We load the datasets from and ingest it in batches of 500 data points (the batch size can be increased for faster ingestion)

In [None]:
import numpy as np
vecs = np.load('vectors.npy')
metadata_file = open('payloads.jsonl')

In [None]:
from search_master import VectorDto # VectorDTO is the basic Hyperspace database object and has a dictionary like structure
BATCH_SIZE = 500

batch = []

for i, (metadata_row, vec) in enumerate(zip(metadata_file, vecs)):
    row = {key: value for key, value in json.loads(metadata_row).items() if key in config["configuration"].keys()}
    row['categories'] = row['categories'].split()
    row['embedded_abstract'] = np.ndarray.tolist(vec)

    batch.append(VectorDto(str(i), row))

    if i % BATCH_SIZE == 0:
        response = hyperspace_client.add_batch(batch, collection_name)
        batch.clear()
        print(i, response)

hyperspace_client.commit(collection_name)

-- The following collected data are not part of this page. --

template <typename I>
__global__ void plan_count_kernel(const I* __restrict__ rowptr, int64_t n_rows, int64_t chunk,
                                  unsigned long long* __restrict__ counts) {
    const int64_t i = static_cast<int64_t>(blockIdx.x) * blockDim.x + threadIdx.x;
    if (i >= n_rows) return;
    const int64_t deg = static_cast<int64_t>(rowptr[i + 1]) - static_cast<int64_t>(rowptr[i]);
    if (deg > chunk) {
        atomicAdd(counts + 0, 1ull);
        atomicAdd(counts + 1, static_cast<unsigned long long>((deg + chunk - 1) / chunk));
    }
}
template <typename I>
struct IsLong {
    const I* rowptr;
    int64_t chunk;
    __device__ __forceinline__ bool operator()(const int64_t& i) const {
        return static_cast<int64_t>(rowptr[i + 1]) - static_cast<int64_t>(rowptr[i]) > chunk;
    }
};
template <typename I>
__global__ void plan_chunks_kernel(const I* __restrict__ rowptr, const int64_t* __restrict__ long_rows,
                                   int64_t n_long, int64_t chunk, int64_t* __restrict__ nchunks) {
    const int64_t j = static_cast<int64_t>(blockIdx.x) * blockDim.x + threadIdx.x;
    if (j > n_long) return;
    if (j == n_long) { nchunks[j] = 0; return; }
    const int64_t r = long_rows[j];
    const int64_t deg = static_cast<int64_t>(rowptr[r + 1]) - static_cast<int64_t>(rowptr[r]);
    nchunks[j] = (deg + chunk - 1) / chunk;
}

}

using namespace b200mp;

#define IDX_DISPATCH(EXPR32, EXPR64)                                        \
    do {                                                                    \
        if (idx_dtype == B200MP_I32) { EXPR32; }                            \
        else if (idx_dtype == B200MP_I64) { EXPR64; }                       \
        else { set_error("bad idx_dtype %d", idx_dtype); return B200MP_ERR_UNSUPPORTED; } \
    } while (0)

extern "C" int b200mp_degree(const void* index, int64_t n_index, int64_t n_nodes, void* deg, int idx_dtype,
                             void* stream) {
    B200MP_CHECK_ARG(n_index >= 0 && n_nodes >= 0);
    B200MP_CHECK_ARG(deg || n_nodes == 0);
    cudaStream_t s = static_cast<cudaStream_t>(stream);
    const size_t isz = idx_dtype == B200MP_I64 ? 8 : 4;
    if (n_nodes) B200MP_CUDA(cudaMemsetAsync(deg, 0, isz * n_nodes, s));
    if (n_index == 0) return B200MP_OK;
    B200MP_CHECK_ARG(index);
    IDX_DISPATCH((degree_kernel<int32_t><<<grid_for(n_index), kThreads, 0, s>>>(static_cast<const int32_t*>(index), n_index, static_cast<int32_t*>(deg))),
                 (degree_kernel<int64_t><<<grid_for(n_index), kThreads, 0, s>>>(static_cast<const int64_t*>(index), n_index, static_cast<int64_t*>(deg))));
    B200MP_LAUNCH_CHECK();
    return B200MP_OK;
}

extern "C" int b200mp_index2ptr(const void* index_sorted, int64_t n_index, int64_t n_nodes, void* ptr,
                                int idx_dtype, void* stream) {
    B200MP_CHECK_ARG(n_index >= 0 && n_nodes >= 0 && ptr);
    cudaStream_t s = static_cast<cudaStream_t>(stream);
    IDX_DISPATCH((index2ptr_kernel<int32_t><<<grid_for(n_index + 1), kThreads, 0, s>>>(static_cast<const int32_t*>(index_sorted), n_index, n_nodes, static_cast<int32_t*>(ptr))),
                 (index2ptr_kernel<int64_t><<<grid_for(n_index + 1), kThreads, 0, s>>>(static_cast<const int64_t*>(index_sorted), n_index, n_nodes, static_cast<int64_t*>(ptr))));
    B200MP_LAUNCH_CHECK();
    return B200MP_OK;
}

extern "C" int b200mp_ptr2index(const void* ptr, int64_t n_nodes, int64_t n_index, void* index, int idx_dtype,
                                void* stream) {
    B200MP_CHECK_ARG(n_index >= 0 && n_nodes >= 0 && ptr);
    if (n_index == 0) return B200MP_OK;
    B200MP_CHECK_ARG(index);
    cudaStream_t s = static_cast<cudaStream_t>(stream);
    IDX_DISPATCH((ptr2index_kernel<int32_t><<<grid_for(n_index), kThreads, 0, s>>>(static_cast<const int32_t*>(ptr), n_nodes, n_index, static_cast<int32_t*>(index))),
                 (ptr2index_kernel<int64_t><<<grid_for(n_index), kThreads, 0, s>>>(static_cast<const int64_t*>(ptr), n_nodes, n_index, static_cast<int64_t*>(index))));
    B200MP_LAUNCH_CHECK();
    return B200MP_OK;
}

extern "C" int b200mp_index_stats(const void* index, int64_t n_index, int64_t* stats, int idx_dtype,
                                  void* stream) {
    B200MP_CHECK_ARG(n_index >= 0 && stats);
    cudaStream_t s = static_cast<cudaStream_t>(stream);
    long long* st = reinterpret_cast<long long*>(stats);
    index_stats_init<<<1, 1, 0, s>>>(st, n_index);
    if (n_index > 0) {
        B200MP_CHECK_ARG(index);
        int64_t blocks = ceil_div(n_index, kThreads);
        if (blocks > num_sms() * 8) blocks = num_sms() * 8;
        IDX_DISPATCH((index_stats_kernel<int32_t><<<static_cast<unsigned>(blocks), kThreads, 0, s>>>(static_cast<const int32_t*>(index), n_index, st)),
                     (index_stats_kernel<int64_t><<<static_cast<unsigned>(blocks), kThreads, 0, s>>>(static_cast<const int64_t*>(index), n_index, st)));
    }
    B200MP_LAUNCH_CHECK();
    return B200MP_OK;
}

#Define Logic and Run a Query
We will build a hybrid search query using Hyper-space. In the query,  we will randomly select a paper from the database and search for smilar papers.

In [None]:
input_vector = hyperspace_client.find_vector_by_id(collection_name, 65)
print(input_vector['title'], "\n======================================\n", input_vector['submitter'], "\n", input_vector['categories'])

Hall field induced magnetoresistance oscillations of a two-dimensional
  electron system 
 Alejandro Kunold 
 ['cond-mat.mes-hall']


We run a query which combines similarity and vector search. The search fields can be given a weight in the query object. The final score of each search type willbe multiplied by the weight.

In [None]:
from pprint import pprint
response = hyperspace_client.set_function('score_func.py', collection_name=collection_name, function_name='similarity_sf')

query_with_knn = {
    'vector_Content': input_vector,
    'boost': {
        'query': 0.4,
        'embedded_abstract': 0.2
    }
}

results = hyperspace_client.search_data(query_with_knn,
                                        size=5,
                                        function_name='similarity_sf',
                                        collection_name=collection_name)

for i, result in enumerate(results['similarity']):
  vector_api_response = hyperspace_client.find_vector_by_id(vector_id=result['vector_id'], collection_name=collection_name)
  print(i + 1, "vector id", result['vector_id'],  ":", vector_api_response['title'], ",", vector_api_response['submitter'], ",", vector_api_response['categories'])
  print("\n")


1 . vector id 65 : Hall field induced magnetoresistance oscillations of a two-dimensional
  electron system , Alejandro Kunold , ['cond-mat.mes-hall']


2 . vector id 366812 : Quantum and classical dissipation of charged particles , Alejandro Kunold , ['quant-ph', 'cond-mat.mes-hall']


3 . vector id 117319 : Non linear transport theory for negative-differential resistance states
  of two dimensional electron systems in strong magnetic fields , Alejandro Kunold , ['cond-mat.mes-hall']


4 . vector id 242529 : Symmetry breaking as the origin of zero-differential resistance states
  of a 2DEG in strong magnetic fields , Alejandro Kunold , ['cond-mat.mes-hall', 'cond-mat.other']


5 . vector id 178121 : Impact of heavy hole-light hole coupling on optical selection rules in
  GaAs quantum dots , Alejandro Kunold , ['cond-mat.mes-hall']




The returned documents have similar submitter name, as expected from the metadata filtering.

This notebook gave a simple example of the use of the Hyperspace engine for hybrid search. Hyperspace can support complicated use cases with large databases, in extremley low latency.